What is a Physical Web Beacon?

I’m not going to go into a ton of detail here. If you want to learn all about the technology behind web beacons, Google has created a great page with lots of content. Apple probably has a similar resource. But stealing from Google’s page, “The Physical Web is an open approach to enable quick and seamless interactions with physical objects and locations.” Physical web beacons are bluetooth devices that facilitate those interactions, usually using the Eddystone protocol specification to broadcast out web URLs to any nearby bluetooth-enabled devices.

Both Android and iOS phones support the protocol, though sometimes not as seamlessly as we might like. From the perspective of a normal user, these beacons send out a message to nearby phones, and those phones (if configured to do so) will show a “Nearby” or “Physical Web” alert in their notification drawers. It’s an intriguing technology that can facilitate interactions between devices in proximity with one another, such as parking meter payments, museum information portals, and so on. Beacons also create a funky way to share a simple website with random strangers, like for example.

Making the Beacon

Turning a Pi into a Physical Web Beacon is super simple, and requires basically no parts. If you’re comfortable with the command line, you can probably be up and running in under a half hour.

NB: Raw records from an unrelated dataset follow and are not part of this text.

#if defined(LRP_WAVE_STAMPS)
__device__ unsigned long long g_wave_stamps[3 * 65536];
#endif
#if defined(LRP_TIER_STATS)
__device__ unsigned g_tier_stats[8];
#endif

The easiest way to do it is with either a model 3 B or a Zero W, both of which come with bluetooth on board. I like the Zero W because it’s smaller, costs a lot less, and can be used as a USB Gadget (more on that in a bit). But you can use any Pi or similar device and a bluetooth dongle; that just adds more parts, more cost, and more bulk. For an easy, compact solution, I went with the Zero W.

Now, a few of you are probably thinking “why don’t you just buy a specifically made beacon instead of going through the trouble of turning a Zero W into one?” And to you I say simply, because I wanted to :)

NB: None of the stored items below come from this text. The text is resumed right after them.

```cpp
struct ScaleArgs;
struct WinPassArgs; struct RowPassArgs;
struct Engine {
  const Options opt = Options::from_env();
  rxmd_config cfg{};
  std::string ffield_path, pqeq_path, err;
  ForceField ff;
  Box box{};
  int vID[3] = {0, 0, 0}, target_node[7] = {0}, nprocs = 1;
  double dt = 0, Lex_w2 = 0;
  std::vector<double> dthm, hmas;
  rxmd_comm_ops comm{};
  bool has_comm = false, tables_ready = false, atoms_set = false, lists_valid = false, ghosts_valid = false;

  int NB = 0, MAXNB = 30, S10 = 0, rows10 = 0;
  int max_row10 = 0, min_row10 = 0;
  int num_cu = 256;
  int N = 0, G = 0, copyptr[7] = {0};
  int cc[3] = {1, 1, 1};
  double shell[3] = {0, 0, 0};
  Grid grid{};
  RefMesh rmesh{};

  Buffers bufs;
  void declare_buffers();
  DevFF dff{};
  void *ffblob = nullptr, *pqblob = nullptr;
// ... 90 lines not shown
  long long bonds_device(int flags, double bo_min, long long capacity, long long *src_d, long long *dst_d, double *bo_d, double *bo3_d, double *vec3_d, hipStream_t user);
  int *bg_flag = nullptr, *bg_off = nullptr;
  long long select_bonds(double bo_min);
  void bonds_vjp_device(int flags, double bo_min, long long E, const double *grad_bo_d, const double *grad_bo3_d, const double *grad_vec3_d, double *grad_pos3_d, hipStream_t user);
  double *bv_c1 = nullptr, *bv_c2 = nullptr, *bv_c3 = nullptr, *bv_t = nullptr, *bv_cc = nullptr, *bv_g[3] = {nullptr, nullptr, nullptr}; int bv_nb = 0;
  void build_ghosts_and_lists(bool qeq_prepass = false);
  void qeq_start_vectors();
  int *rows_int = nullptr, *rows_bnd = nullptr; int n_bnd = 0; bool rows_split_pending = false;
  bool rows_split_pending_invalid() const { return n_bnd < 0 || n_bnd > N; }
  bool sums_from_list = false;
  void qeq();
  struct WinInstance { int nstep, var; bool f32; };
  WinInstance win_instance() const;
  WinPassArgs win_args(bool roword = false) const;
  RowPassArgs row_args() const;
  struct PassCall { int mode; bool store; double2 *ra = nullptr, *rg = nullptr; const int *rowlist = nullptr; int nrows = 0, pbase = 0; const double *stopflag = nullptr; bool roword = false; };
  int matrix_pass(const PassCall &c);
  void cg_reduce(int stage, int nsets, const double *stopflag = nullptr);
  struct CgCall { int nmax, vb, vb_upd; bool onepass, runahead, est_with_update, cg_scatter; };
  double qeq_start(const CgCall &c);
  int qeq_runahead(const CgCall &c, double &Est);
  int qeq_host_paced(const CgCall &c, double &Est);
  struct TimedSection;
  void qeq_finish(int it, double Est, TimedSection &t_qeq);
  void force(bool defer_host_read = false, bool observe_energy = true);
  void finish_force();
  bool force_pending = false;
  unsigned long long snap_seq = 0; double snap_expect[2] = {0.0, 0.0};
  void wait_snapshot(int parity, double seq);
  unsigned long long pass_counter = 0; bool pass_timed_k[2] = {false, false}; double pass_timed_ms = 0.0; long long pass_timed_n = 0;
  void step(int nsteps);
  void migrate();
  void thermostat(int mdmode, double treq_K, double vsfact, double gke);
  int minimise(double ftol, int max_loops, double *pe_final, long long *evaluations);

  void set_lattice(const double lat[6], bool check_ranks);
  void apply_lattice(const double lat[6]);
  void check_lattice(const double lat[6]) const;
  struct BoxGeom { int cc[3]; double shell[3]; Grid grid; RefMesh rmesh; };
  BoxGeom geometry_for(const Box &b) const;
  void derive_box_geometry();
  long long capacity_want(const double shell_n[3]) const;
  void grow_capacity(int new_nb);
  void alloc_window_groups(size_t ng);
  size_t cellstart_cap = 0, win_ng_cap = 0;
  long long nsize_setup = 0;
  int bar_mode = 0, bar_axes = 7, bar_every = 1;
  double bar_p0[3] = {0, 0, 0}, bar_tau = 0, bar_B = 0, bar_max = 0;
  double bar_p6[6] = {0, 0, 0, 0, 0, 0}, bar_mu[3] = {1, 1, 1}, bar_vol = 0;
  long long bar_couplings = 0;
  void set_barostat(int mode, int axes, const double p0[3], double tau_fs, double bulk_GPa, int every, double max_strain);
  void barostat_couple();

  void setup_after_atoms(const std::vector<long long> &natoms_per_type_global);
  void upload_ff();
  void alloc_device();
  void free_device();
  void ghost_build();
  void ghost_build_fused(); void migrate_fused(); void ensure_seg_buffers(int nblocks);
  unsigned long long *h_pub = nullptr; unsigned pub_seq = 0u;
  void pinned_wait(int nwords, unsigned seq, const char *what);
  int *seg_cnt = nullptr, *seg_tot = nullptr, *h_seg = nullptr; unsigned char *seg_code_ = nullptr; int seg_blocks_cap = 0;
  void bin_cells();
  void build_bonded_list(bool pack_only = false);
  void build_list10();
  void build_prologue(int what);
  bool list10_retry = false;
  void build_windows();
  void tune_window_placement();
  bool place_tuned = false;
  int *rows_sorted = nullptr, *win_k = nullptr, *win_cnt = nullptr;
  int *win_flag = nullptr;
  int *rowcols = nullptr, *grp_base = nullptr;
  int *win_gint = nullptr, *win_gbnd = nullptr; int win_nbnd = 0;
  unsigned short *sl10 = nullptr;
  double2 *r_qst = nullptr, *r_hst = nullptr, *r_hst2 = nullptr, *r_gst = nullptr, *r_sall = nullptr, *r_sgh = nullptr, *r_wall = nullptr, *r_wgh = nullptr;
  bool rows_live = false;
  int *r_type = nullptr, *r_n10 = nullptr, *r_xpos = nullptr, *rpos = nullptr, *g_rrow = nullptr;
  int win_groups = 0, win_maxunits = 0;
  size_t win_groups_bound(long long n) const { return win_groups_bound_for(grid, n); }
  static size_t win_groups_bound_for(const Grid &g, long long n) { return static_cast<size_t>(n) / WIN_ROWS + static_cast<size_t>(g.n[0]) * g.n[1] + 1; }
  double qeq_iters_smooth = -1.0;
  bool win_valid = false, win_used = false;
  void halo_refresh(double2 *v2, double *v1);
  void halo_staged(double *v, int ncomp);
  struct Round { int d0, n; };
  bool stage_pairs = true;
  bool known_counts_pair() const { return stage_pairs && (nccl || (has_comm && comm.exchange_known)); }
  int *flags2 = nullptr, *scanout2 = nullptr;
  int *sel_flags(int k) const { return k ? flags2 : flags; }
  int *sel_scan(int k) const { return k ? scanout2 : scanout; }
  int stage_sends(int d) const { return sendoff[d + 1] - sendoff[d]; }
  int stage_ghosts(int d) const { return copyptr[d] - copyptr[d - 1]; }
  void select_round(Round r, int nscan, double dr, int skip_dead, int total[2]);
  void exchange_round(Round r, bool reverse, const long long nsend[2], long long nrecv[2], bool counts_known);
  void rccl_exchange_round(int n, const int to[2], const int from[2], const long long nsend[2], long long nrecv[2], bool counts_known);
  long long *gowner = nullptr;
  bool halo_direct = false, dh_ready = false;
  int *dh_ghost = nullptr, *dh_serve = nullptr;
  int *dh_keys = nullptr, *dh_keys2 = nullptr, *dh_vals = nullptr, *dh_off = nullptr; int dh_serve_cap = 0;
  std::vector<long long> dh_need_off, dh_serve_off;
  void direct_halo_setup();
  void halo_direct_exchange(double *v, int ncomp);
  void exchange_many(const std::vector<long long> &soff, const std::vector<long long> &roff, int ncomp);
  void rccl_exchange_many(const std::vector<long long> &soff, const std::vector<long long> &roff, int ncomp);
  void ensure_xbuf(size_t doubles);
  size_t migrate_xbuf_doubles(size_t from_send_count) const;
  void grow_xbuf_keep_send(size_t need, size_t keep);
  bool multi() const { return nprocs > 1 || force_staged; }
  void *nccl = nullptr; double *cnt_dev = nullptr, *cnt_host = nullptr; bool force_staged = false, force_remote = false;
  void rccl_init(const unsigned char id128[128], int rank, int world);
  void rccl_destroy();
  void rccl_allreduce_dev(double *dev, int n);
  void sync_stream();
  void sync_event(hipEvent_t e);
  double comm_timeout_s = 300.0;
  bool spin_wait = true;
  void allreduce_scal4(int n = 4);
  void allreduce_host(double *buf, int n);
  void allreduce_device(double *dev, int n, int h_stage, int site = -1);
  void ghost_build_staged();
  void sorted_copy(const double2 *v);
  void fold_ghost_forces(double *fx, double *fy, double *fz);
  void bond_orders();
  void bonded_energies();
  void charge_halo();
  void nonbonded(bool to_fnb = false, bool energy = true);
  void pqeq_sorted_shells();
  void pqeq_update_shells();
  bool pq_matrix_stale = false;
  void nonbonded_pqeq();
  void efield_force();
  void remove_momentum();
  void type_sums_device();
  double *tsum = nullptr; struct ScaleArgs *sargs = nullptr;
  void assemble_forces();
  void accumulate_stress(bool kinetic);
  void check_device_error(const char *where, bool fetch = true);
  void fetch_device_error();
  double reduce_partials(int ncomp, int nblocks, double *out);
  struct KtPair { hipEvent_t a = nullptr, b = nullptr; double *dst = nullptr, *dst2 = nullptr; long long *cnt = nullptr; double scale = 1.0; };
  std::vector<KtPair> kt_free, kt_pending;
  KtPair kt_cur{};
  unsigned long long kt_site_calls[4] = {0, 0, 0, 0};
  int kt_every = 1, kt_phase = 0;
  struct Timed {
    Engine &e; const bool section; KtPair p{};
    Timed(Engine *eng, double *dst, double *dst2 = nullptr, long long *cnt = nullptr, int site = -1, bool section_ = false) : e(*eng), section(section_) {
      double scale = 1.0;
      if (!section && site < 0 && e.kt_every > 1) {
        if (cnt) { *cnt += 1; cnt = nullptr; }
        if (e.kt_phase % e.kt_every != 0) return;
        scale = static_cast<double>(e.kt_every);
      }
      if (site >= 0) {
        if (cnt) { *cnt += 1; cnt = nullptr; }
        const unsigned long long every = static_cast<unsigned long long>(e.opt.pass_timing_every > 1 ? e.opt.pass_timing_every : 1);
        if ((e.kt_site_calls[site & 3]++ % every) != 0) return;
        scale = static_cast<double>(every);
      }
      if (e.kt_free.empty() || (!section && e.kt_cur.a)) { if (e.kt_free.empty()) ++e.st.timer_pairs_dropped; return; }
      p = e.kt_free.back(); e.kt_free.pop_back();
      p.dst = dst; p.dst2 = dst2; p.cnt = cnt; p.scale = scale;
      hipEventRecord(p.a, e.stream);
      if (!section) e.kt_cur = p;
    }
// ... 20 lines not shown
```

So what parts do you need? Here’s what I used:

Parts Parts
All beacon parts / fully active beacon.

Preparing the Raspberry Pi

Note: This section gives a brief overview on installing Raspbian Lite and logging into your Pi. Specifically, it says how to configure the Pi as a USB Gadget so that you can plug it directly into a computer and not need anything else. If you already know how to log in and get started with a Pi (using whatever method you prefer), you can skip to the Configuring your Beacon section!

Once you have your Pi and SD card, you’ll need to download an OS for the Pi. To keep things lightweight and simple, I recommend using Raspbian Lite - a great lightweight OS designed for headless Pi projects like this. Head over to the official Raspberry Pi site and download the latest version of Raspbian Lite. Then follow their installation guide and burn a copy onto your SD card.

Using your Pi as a USB Gadget

Once you’ve installed Raspbian, you could stick your SD card into your Pi and plug it in, and your Pi would start up. But to do this, at a minimum you’d need a keyboard and monitor plugged into your Pi, which in the case of a Zero W would also mean having adapters for the micro USB and mini HDMI interfaces.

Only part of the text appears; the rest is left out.